TASK DESCRIPTION:
Which lines in the records below contain the word "loaded"? Report each of them.

INFORMATION SHOWN:
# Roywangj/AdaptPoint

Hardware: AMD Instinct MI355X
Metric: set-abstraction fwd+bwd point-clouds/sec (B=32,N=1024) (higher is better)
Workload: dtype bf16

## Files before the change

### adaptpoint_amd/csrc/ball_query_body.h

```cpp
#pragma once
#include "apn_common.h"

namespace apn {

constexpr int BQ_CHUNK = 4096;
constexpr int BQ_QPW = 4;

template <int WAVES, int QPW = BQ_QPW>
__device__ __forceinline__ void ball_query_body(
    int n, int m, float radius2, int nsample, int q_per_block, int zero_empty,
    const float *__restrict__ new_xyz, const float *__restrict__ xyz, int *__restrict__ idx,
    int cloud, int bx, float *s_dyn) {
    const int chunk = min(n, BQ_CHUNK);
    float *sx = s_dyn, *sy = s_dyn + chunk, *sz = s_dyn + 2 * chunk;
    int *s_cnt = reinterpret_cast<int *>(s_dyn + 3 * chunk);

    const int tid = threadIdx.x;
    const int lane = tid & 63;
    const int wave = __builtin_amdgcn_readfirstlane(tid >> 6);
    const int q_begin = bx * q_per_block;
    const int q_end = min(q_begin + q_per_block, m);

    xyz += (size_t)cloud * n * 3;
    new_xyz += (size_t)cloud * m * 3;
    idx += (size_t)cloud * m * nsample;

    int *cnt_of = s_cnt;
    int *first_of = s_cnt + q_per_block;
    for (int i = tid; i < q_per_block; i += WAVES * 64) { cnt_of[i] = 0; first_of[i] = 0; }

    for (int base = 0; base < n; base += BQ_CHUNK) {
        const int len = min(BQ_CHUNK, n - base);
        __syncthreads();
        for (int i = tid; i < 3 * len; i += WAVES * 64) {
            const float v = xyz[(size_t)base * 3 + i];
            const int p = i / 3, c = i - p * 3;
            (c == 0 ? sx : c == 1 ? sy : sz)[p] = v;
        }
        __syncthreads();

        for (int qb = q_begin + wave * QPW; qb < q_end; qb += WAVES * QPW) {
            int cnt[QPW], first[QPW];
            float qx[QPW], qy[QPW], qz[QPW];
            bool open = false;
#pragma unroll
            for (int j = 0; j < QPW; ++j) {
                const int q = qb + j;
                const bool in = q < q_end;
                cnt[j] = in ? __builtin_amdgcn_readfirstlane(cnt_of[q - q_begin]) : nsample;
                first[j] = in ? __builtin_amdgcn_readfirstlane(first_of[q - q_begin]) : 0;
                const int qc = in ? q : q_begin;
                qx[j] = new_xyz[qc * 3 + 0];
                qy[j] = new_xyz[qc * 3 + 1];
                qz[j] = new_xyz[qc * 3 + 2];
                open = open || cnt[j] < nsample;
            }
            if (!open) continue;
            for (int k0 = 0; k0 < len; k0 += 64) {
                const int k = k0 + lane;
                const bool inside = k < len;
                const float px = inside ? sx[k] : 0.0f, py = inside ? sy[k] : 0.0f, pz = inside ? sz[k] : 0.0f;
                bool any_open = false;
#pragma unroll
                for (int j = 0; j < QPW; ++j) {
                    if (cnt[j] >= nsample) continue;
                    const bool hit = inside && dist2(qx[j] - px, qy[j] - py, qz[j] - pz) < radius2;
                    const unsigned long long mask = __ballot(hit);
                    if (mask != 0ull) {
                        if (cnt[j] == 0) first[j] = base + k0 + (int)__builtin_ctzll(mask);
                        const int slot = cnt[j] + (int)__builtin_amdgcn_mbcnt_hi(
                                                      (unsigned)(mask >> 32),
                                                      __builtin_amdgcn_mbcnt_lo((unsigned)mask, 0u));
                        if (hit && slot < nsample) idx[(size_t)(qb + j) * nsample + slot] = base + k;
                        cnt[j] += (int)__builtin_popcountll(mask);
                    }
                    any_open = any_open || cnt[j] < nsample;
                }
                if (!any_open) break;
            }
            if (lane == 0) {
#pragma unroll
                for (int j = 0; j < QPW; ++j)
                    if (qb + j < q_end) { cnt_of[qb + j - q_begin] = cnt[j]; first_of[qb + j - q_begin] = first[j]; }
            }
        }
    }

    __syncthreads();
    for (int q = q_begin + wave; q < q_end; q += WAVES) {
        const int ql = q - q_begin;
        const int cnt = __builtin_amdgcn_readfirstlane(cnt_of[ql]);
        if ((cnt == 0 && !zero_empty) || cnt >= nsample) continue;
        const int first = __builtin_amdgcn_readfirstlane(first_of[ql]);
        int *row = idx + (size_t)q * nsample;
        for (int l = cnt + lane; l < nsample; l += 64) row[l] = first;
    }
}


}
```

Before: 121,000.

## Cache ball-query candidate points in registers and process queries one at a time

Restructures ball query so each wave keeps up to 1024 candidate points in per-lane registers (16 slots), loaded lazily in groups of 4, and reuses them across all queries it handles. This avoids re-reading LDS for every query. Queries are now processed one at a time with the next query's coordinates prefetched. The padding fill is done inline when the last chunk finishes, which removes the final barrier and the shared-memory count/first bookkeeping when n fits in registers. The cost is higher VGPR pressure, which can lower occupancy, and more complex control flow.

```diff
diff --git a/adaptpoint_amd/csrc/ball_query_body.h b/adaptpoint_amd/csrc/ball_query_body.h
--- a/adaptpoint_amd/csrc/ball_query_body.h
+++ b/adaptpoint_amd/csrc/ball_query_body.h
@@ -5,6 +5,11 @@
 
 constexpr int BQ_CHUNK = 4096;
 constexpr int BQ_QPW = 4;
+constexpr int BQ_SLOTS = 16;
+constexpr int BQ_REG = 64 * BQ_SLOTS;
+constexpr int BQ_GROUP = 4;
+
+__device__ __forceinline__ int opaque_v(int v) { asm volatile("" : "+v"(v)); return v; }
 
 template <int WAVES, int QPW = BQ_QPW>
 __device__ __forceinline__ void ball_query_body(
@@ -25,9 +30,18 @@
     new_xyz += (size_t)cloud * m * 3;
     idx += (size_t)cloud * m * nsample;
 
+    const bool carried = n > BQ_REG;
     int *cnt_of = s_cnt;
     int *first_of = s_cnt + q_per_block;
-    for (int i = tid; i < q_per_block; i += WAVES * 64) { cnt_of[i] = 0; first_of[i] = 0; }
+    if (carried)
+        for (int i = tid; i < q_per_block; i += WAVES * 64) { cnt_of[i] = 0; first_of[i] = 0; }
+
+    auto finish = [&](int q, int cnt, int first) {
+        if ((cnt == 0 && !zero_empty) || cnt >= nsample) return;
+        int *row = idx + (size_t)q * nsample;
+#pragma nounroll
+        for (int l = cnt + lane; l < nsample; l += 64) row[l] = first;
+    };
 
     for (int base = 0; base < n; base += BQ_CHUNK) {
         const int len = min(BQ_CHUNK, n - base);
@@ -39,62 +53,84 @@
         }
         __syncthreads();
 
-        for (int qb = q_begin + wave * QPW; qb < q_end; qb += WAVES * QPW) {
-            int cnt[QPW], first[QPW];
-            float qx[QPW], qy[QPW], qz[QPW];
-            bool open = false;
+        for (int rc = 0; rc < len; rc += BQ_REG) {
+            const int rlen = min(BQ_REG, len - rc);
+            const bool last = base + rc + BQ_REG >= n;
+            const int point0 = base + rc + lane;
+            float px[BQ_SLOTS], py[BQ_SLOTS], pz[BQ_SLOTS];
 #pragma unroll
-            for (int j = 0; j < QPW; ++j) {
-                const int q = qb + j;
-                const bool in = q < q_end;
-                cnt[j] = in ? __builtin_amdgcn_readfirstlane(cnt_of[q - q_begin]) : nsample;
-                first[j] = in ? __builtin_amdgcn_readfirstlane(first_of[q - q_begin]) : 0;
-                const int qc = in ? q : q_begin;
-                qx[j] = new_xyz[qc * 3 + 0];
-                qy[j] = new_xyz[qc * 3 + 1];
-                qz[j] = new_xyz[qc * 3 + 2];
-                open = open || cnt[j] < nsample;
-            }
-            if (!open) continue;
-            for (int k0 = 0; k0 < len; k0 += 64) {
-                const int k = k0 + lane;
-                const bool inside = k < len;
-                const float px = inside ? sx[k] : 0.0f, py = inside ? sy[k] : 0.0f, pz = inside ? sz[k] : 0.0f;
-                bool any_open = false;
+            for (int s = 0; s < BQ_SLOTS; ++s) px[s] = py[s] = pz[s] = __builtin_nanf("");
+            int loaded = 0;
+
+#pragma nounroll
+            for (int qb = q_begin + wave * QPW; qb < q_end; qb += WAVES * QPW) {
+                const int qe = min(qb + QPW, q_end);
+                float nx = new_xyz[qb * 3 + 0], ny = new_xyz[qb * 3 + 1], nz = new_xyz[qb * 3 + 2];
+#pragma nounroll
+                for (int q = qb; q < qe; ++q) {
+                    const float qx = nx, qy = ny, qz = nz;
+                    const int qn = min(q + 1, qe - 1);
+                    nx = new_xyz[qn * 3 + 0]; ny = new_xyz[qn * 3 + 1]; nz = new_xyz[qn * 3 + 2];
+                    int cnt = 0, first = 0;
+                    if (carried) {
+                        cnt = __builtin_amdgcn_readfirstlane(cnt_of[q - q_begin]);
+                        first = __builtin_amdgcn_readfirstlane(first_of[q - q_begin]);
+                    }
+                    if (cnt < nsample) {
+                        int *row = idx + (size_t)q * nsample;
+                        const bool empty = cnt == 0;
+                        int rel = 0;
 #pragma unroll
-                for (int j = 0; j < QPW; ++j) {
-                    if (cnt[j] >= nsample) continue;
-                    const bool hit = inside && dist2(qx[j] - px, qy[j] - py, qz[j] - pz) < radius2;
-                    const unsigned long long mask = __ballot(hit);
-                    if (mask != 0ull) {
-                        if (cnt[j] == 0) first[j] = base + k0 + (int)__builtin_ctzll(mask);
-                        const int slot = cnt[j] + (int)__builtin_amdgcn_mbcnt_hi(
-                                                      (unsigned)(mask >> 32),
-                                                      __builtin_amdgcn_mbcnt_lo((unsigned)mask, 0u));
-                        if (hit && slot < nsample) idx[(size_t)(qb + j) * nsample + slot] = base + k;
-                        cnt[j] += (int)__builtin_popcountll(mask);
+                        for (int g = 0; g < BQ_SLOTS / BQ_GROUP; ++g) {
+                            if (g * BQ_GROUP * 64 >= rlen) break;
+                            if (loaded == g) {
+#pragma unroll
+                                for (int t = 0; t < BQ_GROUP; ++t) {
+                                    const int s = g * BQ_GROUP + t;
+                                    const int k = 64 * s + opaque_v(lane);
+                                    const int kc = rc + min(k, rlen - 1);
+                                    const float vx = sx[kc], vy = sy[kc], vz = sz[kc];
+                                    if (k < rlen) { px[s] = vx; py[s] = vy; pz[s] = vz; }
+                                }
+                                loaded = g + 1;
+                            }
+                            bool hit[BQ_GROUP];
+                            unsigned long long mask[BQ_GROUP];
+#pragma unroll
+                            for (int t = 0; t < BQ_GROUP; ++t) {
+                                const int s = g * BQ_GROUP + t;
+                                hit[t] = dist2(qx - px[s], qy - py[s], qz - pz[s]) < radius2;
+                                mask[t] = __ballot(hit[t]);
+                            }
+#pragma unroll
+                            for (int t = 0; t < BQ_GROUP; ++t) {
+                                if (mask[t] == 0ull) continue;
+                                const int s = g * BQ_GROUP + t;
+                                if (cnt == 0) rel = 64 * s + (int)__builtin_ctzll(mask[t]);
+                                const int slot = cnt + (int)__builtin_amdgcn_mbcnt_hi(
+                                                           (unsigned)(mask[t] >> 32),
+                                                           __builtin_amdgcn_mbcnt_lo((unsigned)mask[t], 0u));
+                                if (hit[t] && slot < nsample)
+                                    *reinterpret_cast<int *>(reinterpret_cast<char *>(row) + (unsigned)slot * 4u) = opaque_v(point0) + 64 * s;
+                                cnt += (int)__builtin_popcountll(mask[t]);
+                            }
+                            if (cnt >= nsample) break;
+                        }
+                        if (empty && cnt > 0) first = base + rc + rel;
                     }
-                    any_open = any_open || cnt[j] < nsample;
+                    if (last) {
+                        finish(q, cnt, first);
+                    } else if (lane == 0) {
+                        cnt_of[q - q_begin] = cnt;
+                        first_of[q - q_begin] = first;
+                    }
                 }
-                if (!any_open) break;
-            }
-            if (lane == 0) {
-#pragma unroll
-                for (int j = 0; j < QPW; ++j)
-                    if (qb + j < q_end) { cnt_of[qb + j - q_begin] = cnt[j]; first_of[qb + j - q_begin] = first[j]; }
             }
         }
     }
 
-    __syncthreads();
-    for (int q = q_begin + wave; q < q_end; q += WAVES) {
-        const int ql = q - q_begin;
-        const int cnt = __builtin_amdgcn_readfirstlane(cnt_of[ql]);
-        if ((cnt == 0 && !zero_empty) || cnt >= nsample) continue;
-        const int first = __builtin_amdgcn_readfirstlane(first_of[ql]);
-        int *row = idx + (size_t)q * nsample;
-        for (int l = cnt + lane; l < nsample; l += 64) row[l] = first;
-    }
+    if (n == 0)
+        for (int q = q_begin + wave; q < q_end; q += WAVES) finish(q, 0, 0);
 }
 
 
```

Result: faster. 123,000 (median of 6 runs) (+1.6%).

WRITTEN RESPONSE:
Restructures ball query so each wave keeps up to 1024 candidate points in per-lane registers (16 slots), loaded lazily in groups of 4, and reuses them across all queries it handles. This avoids re-reading LDS for every query. Queries are now processed one at a time with the next query's coordinates prefetched. The padding fill is done inline when the last chunk finishes, which removes the final barrier and the shared-memory count/first bookkeeping when n fits in registers. The cost is higher VGPR pressure, which can lower occupancy, and more complex control flow.
+            int loaded = 0;
+                            if (loaded == g) {
+                                loaded = g + 1;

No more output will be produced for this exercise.